I honestly needed another set of hands... I'm pretty sure I coulda got it off, but at this point the clunking sounds so bad, I just want it taken care of before it could potentially do any damage to other parts.
Last edited by TruTaing; Oct 6, 2008 at 02:07 PM.
After 75,000 miles, their looseness had gradually increased such that replacement resulted in a dramatic improvement in steering feel and directional stability.
203 330 39 03 (LH) & 203 330 40 03 (RH). Went with the OEM Lemförder pieces; ~$40 each.
Less expensive replacement hardware is available. With the critical role these parts provide in a car’s safety and performance, it’s false economy to save a few dollars when shopping for these components by specifying bargain brands.
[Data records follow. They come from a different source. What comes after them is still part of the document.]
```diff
@@ -608,7 +823,8 @@
 extern "C" size_t sassd_conv2d_wino4_packed_floats(int Cin, int Cout)
 {
     if (Cin < 1 || Cout < 1) return 0;
-    return (size_t)36 * Cin * Cout;
+    const size_t n = (size_t)36 * Cin * Cout;
+    return n + w4_piece_floats(n, Cin);
 }
 
 extern "C" int sassd_conv2d_wino4_pack_weight(const float *w, int Cout, int Cin, float *packed, void *stream_)
@@ -616,7 +832,8 @@
     if (!w || !packed || Cin < 1 || Cout < 1) return SASSD_EINVAL;
     hipLaunchKernelGGL(wino4_pack_kernel, dim3(cdiv(Cout * Cin, 256)), dim3(256), 0, (hipStream_t)stream_, w, Cout, Cin,
                        packed, Cout);
-    return sassd_launch_status();
+    int rc = sassd_launch_status();
+    return rc ? rc : w4_write_pieces(packed, 36, Cin, Cout, (hipStream_t)stream_);
 }
 
 extern "C" size_t sassd_conv2d_wino4_workspace_bytes(int batch, int Cin, int Cout, int H, int W)
@@ -645,6 +862,7 @@
         hipLaunchKernelGGL(wino4_in_kernel, dim3(cdiv(G.T, 256), Cin), dim3(256), 0, stream, x, G, V, (const int32_t *)nullptr);
     W4Gemm P;
     P.U = w_packed; P.V = V; P.M = M; P.scale = nullptr; P.shift = nullptr; P.relu = 0; P.ncols_dev = nullptr;
+    P.Up = reinterpret_cast<const unsigned short *>(w_packed + (size_t)36 * Cin * Cout); P.sup = (size_t)3 * Cin * Cout;
     P.np = 36; P.Cin = Cin; P.Cout = Cout; P.ldv = G.Tp; P.ldm = G.Tp; P.ncols = G.Tp;
     P.su = (size_t)Cin * Cout; P.sv = (size_t)Cin * G.Tp; P.sm = (size_t)Cout * G.Tp;
     int rc = SASSD_OK;
@@ -710,6 +928,7 @@
     }
     W4Gemm P;
     P.U = w_packed; P.V = V; P.M = M; P.scale = nullptr; P.shift = nullptr; P.relu = 0; P.ncols_dev = tile_map;
+    P.Up = reinterpret_cast<const unsigned short *>(w_packed + (size_t)36 * Cin * Cout); P.sup = (size_t)3 * Cin * Cout;
     P.np = 36; P.Cin = Cin; P.Cout = Cout; P.ldv = G.Tp; P.ldm = G.Tp; P.ncols = G.Tp;
     P.su = (size_t)Cin * Cout; P.sv = (size_t)Cin * G.Tp; P.sm = (size_t)Cout * G.Tp;
     int rc = SASSD_OK;
@@ -744,7 +963,8 @@
 {
     const int geo = w4_geo(cfg), dbg = w4_dbg(cfg);
     if (!w_packed64 || !y || !workspace || batch < 1 || Cout < 1 || Cout > 64 || cmax < Cin || cmax < 64) return SASSD_EINVAL;
-    if (!sassd_conv2d_wino4_chain_supported(Cin, 256, H, W) || geo != 0) return SASSD_EINVAL;
+    if (!sassd_conv2d_wino4_chain_supported(Cin, 256, H, W) || w4_tile(batch * (H / 4) * (W / 4), 256, geo).bn() != 128)
+        return SASSD_EINVAL;
     if (((uintptr_t)y & 15) || (y_prev && ((uintptr_t)y_prev & 15)) || ((uintptr_t)w_packed64 & 15) || ((uintptr_t)workspace & 15))
         return SASSD_EINVAL;
     const size_t need = sassd_conv2d_wino4_chain_workspace_bytes(batch, cmax, H, W);
@@ -761,6 +981,7 @@
         return rc;
     W4Gemm P;
     P.U = w_packed64; P.V = V; P.M = M; P.scale = nullptr; P.shift = nullptr; P.relu = 0; P.ncols_dev = nullptr;
+    P.Up = nullptr; P.sup = 0;
     P.np = 36; P.Cin = Cin; P.Cout = 64; P.ldv = G.Tp; P.ldm = G.Tp; P.ncols = G.Tp;
     P.su = (size_t)Cin * 64; P.sv = (size_t)Cin * G.Tp; P.sm = (size_t)64 * G.Tp;
     if (!(dbg & 32) && (rc = launch_w4_gemm<1, 2, 2, kKC, 1>(P, dbg, stream))) return rc;
@@ -842,12 +1063,20 @@
     return w4_pick_wn(H * W, Cout, 1, true) ? 1 : 0;
 }
 
+extern "C" size_t sassd_conv1x1_gemm_packed_floats(int Cin, int Cout)
+{
+    if (Cin < 1 || Cout < 1) return 0;
+    const size_t n = (size_t)Cin * Cout;
+    return n + w4_piece_floats(n, Cin);
+}
+
 extern "C" int sassd_conv1x1_gemm_pack_weight(const float *w, int Cout, int Cin, float *packed, void *stream_)
 {
     if (!w || !packed || Cin < 1 || Cout < 1) return SASSD_EINVAL;
     hipLaunchKernelGGL(conv1x1_pack_kernel, dim3(cdiv(Cout * Cin, 256)), dim3(256), 0, (hipStream_t)stream_, w, Cout, Cin,
                        packed);
-    return sassd_launch_status();
+    int rc = sassd_launch_status();
+    return rc ? rc : w4_write_pieces(packed, 1, Cin, Cout, (hipStream_t)stream_);
 }
 
 extern "C" int sassd_conv1x1_gemm_fwd(const float *x, const float *w_packed, const float *scale, const float *shift,
@@ -862,7 +1091,12 @@
     P.U = w_packed; P.V = x; P.M = y; P.scale = scale; P.shift = shift; P.relu = relu; P.ncols_dev = nullptr;
     P.np = batch; P.Cin = Cin; P.Cout = Cout; P.ldv = hw; P.ldm = hw; P.ncols = hw;
     P.su = 0; P.sv = (size_t)Cin * hw; P.sm = (size_t)Cout * hw;
+    P.Up = reinterpret_cast<const unsigned short *>(w_packed + (size_t)Cin * Cout); P.sup = 0;
     hipStream_t stream = (hipStream_t)stream_;
+    if (hw % 128 == 0 && Cout % 256 == 0) {
+        const W4Tile t = w4_tile(hw, Cout, geo);
+        if (t.planes) return w4_launch(t, P, dbg, stream);
+    }
     if (geo != 1 && hw % 128 == 0) return launch_w4_gemm<2, 2, 2, kKC, 1>(P, dbg, stream);
     switch (w4_pick_wn(hw, Cout, batch, true)) {
     case 2: return launch_w4_gemm<2, 2, 1, kKC>(P, dbg, stream);
diff --git a/sa-ssd_amd/kernels.py b/sa-ssd_amd/kernels.py
--- a/sa-ssd_amd/kernels.py
+++ b/sa-ssd_amd/kernels.py
@@ -564,7 +564,7 @@
 def conv1x1_gemm_pack_weight(w):
     _chk_cuda(w)
     cout, cin = w.shape[0], w.shape[1]
-    packed = torch.empty(cin * cout, dtype=torch.float32, device=w.device)
+    packed = torch.empty(_C.lib().sassd_conv1x1_gemm_packed_floats(cin, cout), dtype=torch.float32, device=w.device)
     _C.check(_C.lib().sassd_conv1x1_gemm_pack_weight(_C.ptr(w.contiguous()), cout, cin, _C.ptr(packed), _C.stream()),
              "sassd_conv1x1_gemm_pack_weight")
     return packed
```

A spritz of PB Blaster or equivalent will help to ease disassembly.
My universal tie rod/pitman arm puller wouldn’t fit...so a healthy swing of the BFH had them separated from the steering knuckle in no time.

Slightly loosen the jam nut to allow the rod end to be unscrewed from the rack’s shaft.

By maintaining the same relative position of the nut on the shaft prior to its loosening, alignment adjustments upon reassembly will be minimized.

Because the new mounting nut is self-locking, the joint’s shaft must be prevented from turning while tightening it. Once the conically-shaped shaft is sufficiently seated, it will remain stationary to enable proper torquing.

With the steering wheel turned to full lock toward the side on which you’re working, there is sufficient room to reach the nut with a torque wrench. Torque requirement is 50Nm/37 ft-lbs plus an additional sixty degrees.

Adjust toe to specification or your preferred setting.
Last edited by splinter; Oct 6, 2010 at 07:02 AM.


No pic of BFH & errant joint

Another excellent pdf for the file. (it pains me to admit)
Last edited by Glyn M Ruck; Jun 8, 2009 at 06:26 AM.